WHAT YOU NEED TO DO:
In the records below, which lines include "typedef"? Copy them.

EXERCISE INPUTS:
## Unroll ME window staging with clamped rows and force scalar descriptor/base registers

Rewrites the per-wave search-window staging so each lane issues all its global loads up front as a fully unrolled batch, clamping out-of-range rows to the last row instead of predicating them, then writes to LDS afterwards. Adds inline-asm hints that keep base pointers, kernel arguments and the descriptor words in scalar registers so loads use SGPR base plus a VGPR lane offset. The aim is more memory-level parallelism, fewer branches and less VGPR address arithmetic. The cost is more registers per lane for the in-flight loads, redundant loads and LDS writes for the clamped rows, and a dependence on the descriptor layout staying fixed.

```diff
diff --git a/svt-av1-psy_amd/csrc/sad.hip b/svt-av1-psy_amd/csrc/sad.hip
--- a/svt-av1-psy_amd/csrc/sad.hip
+++ b/svt-av1-psy_amd/csrc/sad.hip
@@ -441,38 +441,58 @@
 __device__ __forceinline__ uint32_t dpp_min_row_ror4(uint32_t v) { return umin32(v, (uint32_t)__builtin_amdgcn_update_dpp(-1, (int)v, 0x124, 0xf, 0xf, false)); }
 __device__ __forceinline__ uint32_t dpp_min_row_ror8(uint32_t v) { return umin32(v, (uint32_t)__builtin_amdgcn_update_dpp(-1, (int)v, 0x128, 0xf, 0xf, false)); }
 
+#ifdef SVT_HIP_EMU
+#define ME_SCALARS_HERE(x, ...) ((void)0)
+#else
+#define ME_SCALARS_HERE(x, ...) asm("" : "+s"(x) : __VA_ARGS__)
+#endif
+template <typename T>
+__device__ __forceinline__ T me_load_at(const uint8_t* base, const uint32_t lane_off) {
+#ifdef SVT_HIP_EMU
+    return *(const T*)(base + lane_off);
+#else
+    typedef uint32_t __attribute__((ext_vector_type(sizeof(T) / 4))) vec_t;
+    typedef vec_t __attribute__((aligned(1))) vec_a1_t;
+    static_assert(sizeof(T) == sizeof(vec_t), "dwords");
+    uintptr_t b = (uintptr_t)base;
+    asm("" : "+s"(b));
+    const vec_t x = *(const __attribute__((address_space(1))) vec_a1_t*)(b + (uintptr_t)lane_off);
+    T           t;
+    __builtin_memcpy(&t, &x, sizeof(T));
+    return t;
+#endif
+}
+
+constexpr int ME_WAVE_MAX_ROWS = 64 + (int)ME_WAVE_MAX_H - 1;
 template <int NF, int PITCH>
 __device__ __forceinline__ void stage_window_wave(uint32_t* lds, const uint8_t* g, const uint32_t gstride, const int width, const int rows, const int l) {
     constexpr int RPI = 64 / NF;
-    const int     rem = width & 15, back = 16 - rem;
-    const bool    p0 = rem != 0 && l < rows, p1 = rem != 0 && l + 64 < rows;
-    u32x4_a1      t[2] = {{0u, 0u, 0u, 0u}, {0u, 0u, 0u, 0u}};
-    const uint32_t tail_off = (uint32_t)l * gstride + (uint32_t)(width - 16);
-    if (p0) t[0] = *(const u32x4_a1*)(g + tail_off);
-    if (p1) t[1] = *(const u32x4_a1*)(g + (size_t)64 * gstride + tail_off);
-
-    const int lr = l / NF, lc = l - lr * NF;
-    if (lr < RPI) {
-        const uint32_t goff = (uint32_t)lr * gstride + (uint32_t)lc * 16u;
-        uint32_t*      lp   = lds + lr * PITCH + lc * 4;
-        for (int r0 = 0; r0 < rows; r0 += 4 * RPI) {
-            const uint8_t* gb = g + (size_t)r0 * gstride;
-            u32x4_a1       v[4];
-#pragma unroll
-            for (int k = 0; k < 4; k++)
-                if (r0 + k * RPI + lr < rows) v[k] = *(const u32x4_a1*)(gb + (size_t)(k * RPI) * gstride + goff);
-#pragma unroll
-            for (int k = 0; k < 4; k++)
-                if (r0 + k * RPI + lr < rows) {
-                    uint32_t* o = lp + (r0 + k * RPI) * PITCH;
-                    *(u32x2_a8*)(o + 0) = u32x2_a8{v[k].x, v[k].y};
-                    *(u32x2_a8*)(o + 2) = u32x2_a8{v[k].z, v[k].w};
-                }
-        }
-    }
-#pragma unroll
-    for (int k = 0; k < 2; k++)
-        if (k == 0 ? p0 : p1) {
+    constexpr int NP  = (ME_WAVE_MAX_ROWS + RPI - 1) / RPI;
+    constexpr int NPF = 64 / RPI;
+    const int      rem = width & 15, back = 16 - rem;
+    const uint32_t last = (uint32_t)(rows - 1);
+    const uint32_t tr1  = umin32((uint32_t)l + 64u, last);
+    u32x4_a1       t[2], v[NP];
+    t[0] = me_load_at<u32x4_a1>(g, (uint32_t)l * gstride + (uint32_t)(width - 16));
+    t[1] = me_load_at<u32x4_a1>(g, tr1 * gstride + (uint32_t)(width - 16));
+
+    const int      le = (NF * RPI < 64 && l >= NF * RPI) ? l - NF : l;
+    const int      lr = le / NF, lc = le - lr * NF;
+    const uint32_t goff = (uint32_t)lr * gstride + (uint32_t)lc * 16u;
+    uint32_t*      lp   = lds + lr * PITCH + lc * 4;
+    uint32_t       rk[NP];
+#pragma unroll
+    for (int k = 0; k < NP; k++) {
+        if (k < NPF) {
+            v[k] = me_load_at<u32x4_a1>(g + (size_t)(k * RPI) * gstride, goff);
+        } else {
+            rk[k] = umin32((uint32_t)(lr + k * RPI), last);
+            v[k]  = me_load_at<u32x4_a1>(g, rk[k] * gstride + (uint32_t)lc * 16u);
+        }
+    }
+    if (rem != 0) {
+#pragma unroll
+        for (int k = 0; k < 2; k++) {
             uint32_t x0 = t[k].x, x1 = t[k].y, x2 = t[k].z, x3 = t[k].w;
             if (back & 4) { x0 = x1; x1 = x2; x2 = x3; x3 = 0; }
             if (back & 8) { x0 = x2; x1 = x3; x2 = 0; x3 = 0; }
@@ -481,11 +501,21 @@
             x1 = __builtin_amdgcn_alignbyte(x2, x1, bs);
             x2 = __builtin_amdgcn_alignbyte(x3, x2, bs);
             x3 = __builtin_amdgcn_alignbyte(0u, x3, bs);
-            uint32_t* o = lds + (l + 64 * k) * PITCH + NF * 4;
+            uint32_t* o = lds + (k == 0 ? (uint32_t)l : tr1) * PITCH + NF * 4;
             if (NF * 4 + 0 < PITCH) *(u32x2_a8*)(o + 0) = u32x2_a8{x0, x1};
             if (NF * 4 + 2 < PITCH) *(u32x2_a8*)(o + 2) = u32x2_a8{x2, x3};
         }
-}
+    }
+#pragma unroll
+    for (int k = 0; k < NP; k++) {
+        uint32_t* o = k < NPF ? lp + (k * RPI) * PITCH : lds + rk[k] * PITCH + lc * 4;
+        *(u32x2_a8*)(o + 0) = u32x2_a8{v[k].x, v[k].y};
+        *(u32x2_a8*)(o + 2) = u32x2_a8{v[k].z, v[k].w};
+    }
+}
+
+struct __attribute__((aligned(8))) MeDescWords { uint32_t w[8]; };
+static_assert(sizeof(SvtHipMeSearchDesc) == 32, "descriptor layout");
 
 template <bool SUB, int PITCH>
 __global__ __launch_bounds__(256) void me_fullpel_wave_kernel(const uint8_t* __restrict__ src_base, const uint8_t* __restrict__ ref_base,
@@ -493,10 +523,16 @@
                                                               uint32_t* __restrict__ best_sad, uint32_t* __restrict__ best_mv) {
     HIP_DYNAMIC_SHARED(uint32_t, smem)
     const int      l    = threadIdx.x & 63, wv = __builtin_amdgcn_readfirstlane((int)(threadIdx.x >> 6));
+    uint32_t nn = n;
+    ME_SCALARS_HERE(nn, "s"(src_base), "s"(ref_base), "s"(descs), "s"(win_dw), "s"(best_sad), "s"(best_mv));
     const uint32_t item = xcd_remap(blockIdx.x, gridDim.x) * 4 + (uint32_t)wv;
-    if (item >= n) return;
-    const SvtHipMeSearchDesc d = descs[item];
-    const int    W = d.search_area_width, H = d.search_area_height;
+    if (item >= nn) return;
+    MeDescWords dw = *(const MeDescWords*)(descs + item);
+    ME_SCALARS_HERE(dw.w[7], "s"(dw.w[0]), "s"(dw.w[1]), "s"(dw.w[2]), "s"(dw.w[3]), "s"(dw.w[4]), "s"(dw.w[5]), "s"(dw.w[6]));
+    const size_t   src_off = (size_t)dw.w[0] | ((size_t)dw.w[1] << 32), ref_off = (size_t)dw.w[2] | ((size_t)dw.w[3] << 32);
+    const uint32_t src_stride = dw.w[4], ref_stride = dw.w[5];
+    const int      xo = (int16_t)(dw.w[6] & 0xffffu), yo = (int16_t)(dw.w[6] >> 16);
+    const int      W = (int)(dw.w[7] & 0xffffu), H = (int)(dw.w[7] >> 16);
     const size_t o = (size_t)item * SVT_HIP_ME_NUM_BLOCKS;
     if (W <= 0 || H <= 0) {
         for (int k = l; k < SVT_HIP_ME_NUM_BLOCKS; k += 64) { best_sad[o + k] = MAX_SAD_VALUE; best_mv[o + k] = 0; }
@@ -507,16 +543,17 @@
     const int by = ((l >> 1) & 1) | ((l >> 2) & 2) | ((l >> 3) & 4);
     uint32_t  s[8][2];
     {
-        const uint8_t* sp = src_base + d.src_off + (size_t)(by * 8) * d.src_stride + bx * 8;
+        const uint8_t* sp  = src_base + src_off;
+        const uint32_t slo = (uint32_t)(by * 8) * src_stride + (uint32_t)(bx * 8);
 #pragma unroll
         for (int r = 0; r < 8; r++) {
-            const u32x2_a1 t = *(const u32x2_a1*)(sp + (size_t)r * d.src_stride);
+            const u32x2_a1 t = me_load_at<u32x2_a1>(sp + (size_t)r * src_stride, slo);
             s[r][0] = t.x; s[r][1] = t.y;
         }
     }
     const int width = 64 + W - 1;
-    if (PITCH >= 22 && (width >> 4) == 5) stage_window_wave<5, PITCH>(win, ref_base + d.ref_off, d.ref_stride, width, 64 + H - 1, l);
-    else stage_window_wave<4, PITCH>(win, ref_base + d.ref_off, d.ref_stride, width, 64 + H - 1, l);
+    if (PITCH >= 22 && (width >> 4) == 5) stage_window_wave<5, PITCH>(win, ref_base + ref_off, ref_stride, width, 64 + H - 1, l);
+    else stage_window_wave<4, PITCH>(win, ref_base + ref_off, ref_stride, width, 64 + H - 1, l);
     __builtin_amdgcn_wave_barrier();
 
     uint32_t best8 = 0xffffffffu, best16 = 0xffffffffu, best32 = 0xffffffffu, best64 = 0xffffffffu;
@@ -531,7 +568,6 @@
         const auto x32 = __builtin_amdgcn_permlane32_swap(best64, best64, false, false);
         best64         = umin32(x32[0], x32[1]);
     }
-    const int xo = d.x_search_area_origin, yo = d.y_search_area_origin;
     auto emit = [&](const int idx, const uint32_t key, const bool is8) {
         const uint32_t sad = is8 ? (key >> 16) : (key >> KEY_POS_BITS);
         const int      X = (int)(key & 63u), Y = (int)((key >> 6) & 31u);
```

Result: faster. 28920 (median of 6 runs) (+1.9%).
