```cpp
extern "C" int ccedit_resize_u8_pil(const void* src, void* dst, void* tmp, const int32_t* ytab, int32_t yk, const int32_t* xtab, int32_t xk,
                                    int32_t N, int32_t Hs, int32_t Ws, int32_t H, int32_t W, int32_t out_f32, void* stream) {
    CC_CHECK_ARG(src && dst && ytab, "ccedit_resize_u8_pil: null pointer (src, dst and ytab are required)");
    CC_CHECK_ARG(N > 0 && Hs > 0 && Ws > 0 && H > 0 && W > 0, "ccedit_resize_u8_pil: sizes must be positive (N=%d, %dx%d -> %dx%d)", N, Hs, Ws, H, W);
    CC_CHECK_ARG(yk >= 1 && yk <= 4096 && (!xtab || (xk >= 1 && xk <= 4096)), "ccedit_resize_u8_pil: tap counts yk=%d xk=%d (1 ... 4096)", yk, xk);
    CC_CHECK_ARG(xtab || Ws == W, "ccedit_resize_u8_pil: xtab may only be null when the width does not change (%d -> %d)", Ws, W);
    CC_CHECK_ARG(!xtab || tmp, "ccedit_resize_u8_pil: the horizontal pass needs tmp (N x Hs x W x 3 bytes)");
    CC_CHECK_ARG((int64_t)N * Hs * (Ws > W ? Ws : W) * 3 < kPixelMax && (int64_t)N * H * W * 3 < kPixelMax,
                 "ccedit_resize_u8_pil: more than 2^31 bytes in one call (N=%d, %dx%d -> %dx%d)", N, Hs, Ws, H, W);
    return cc_pixel_resize_u8((const uint8_t*)src, dst, (uint8_t*)tmp, ytab, yk, xtab, xk, N, Hs, Ws, H, W, out_f32, (hipStream_t)stream);
}

// ... 620 lines not shown
```

ccedit_amd/csrc/gemm.hip:

```cpp
#include "common.h"
#include "gemm_epilogue.h"
#include <math.h>
#include <stdlib.h>

bool cc_conv_halo_applicable(const CcGemmDesc& d);
int cc_conv_halo_launch(const CcGemmDesc& d, hipStream_t s);
bool cc_lin320_applicable(const CcGemmDesc& d);
int cc_lin320_launch(const CcGemmDesc& d, hipStream_t s);
bool cc_lin640_applicable(const CcGemmDesc& d);
bool cc_temp320_applicable(const CcGemmDesc& d);
int cc_temp320_launch(const CcGemmDesc& d, hipStream_t s);
int cc_lin640_launch(const CcGemmDesc& d, hipStream_t s);
bool cc_small_conv_applicable(const CcGemmDesc& d);
int cc_small_conv_launch(const CcGemmDesc& d, hipStream_t s);
bool cc_g8_applicable(const CcGemmDesc& d, int shape);
int cc_g8_launch(const CcGemmDesc& d, hipStream_t s, int shape);
int cc_g8_split(const CcGemmDesc& d, int n_cu);
int64_t cc_g8_workspace_bytes(const CcGemmDesc& d, int n_cu);

namespace {

__device__ __attribute__((aligned(64))) char g_zero_page[64];


enum { M_LINEAR = 0, M_CONV = 1, M_TEMPORAL = 2, M_CONV_UP = 3 };

template <int N>
__device__ __forceinline__ void wait_vmcnt() {
    asm volatile("s_waitcnt vmcnt(%0)" ::"n"(N) : "memory");
}
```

OUTPUT FOR THIS EXERCISE:
+    typedef uint32_t __attribute__((ext_vector_type(sizeof(T) / 4))) vec_t;
+    typedef vec_t __attribute__((aligned(1))) vec_a1_t;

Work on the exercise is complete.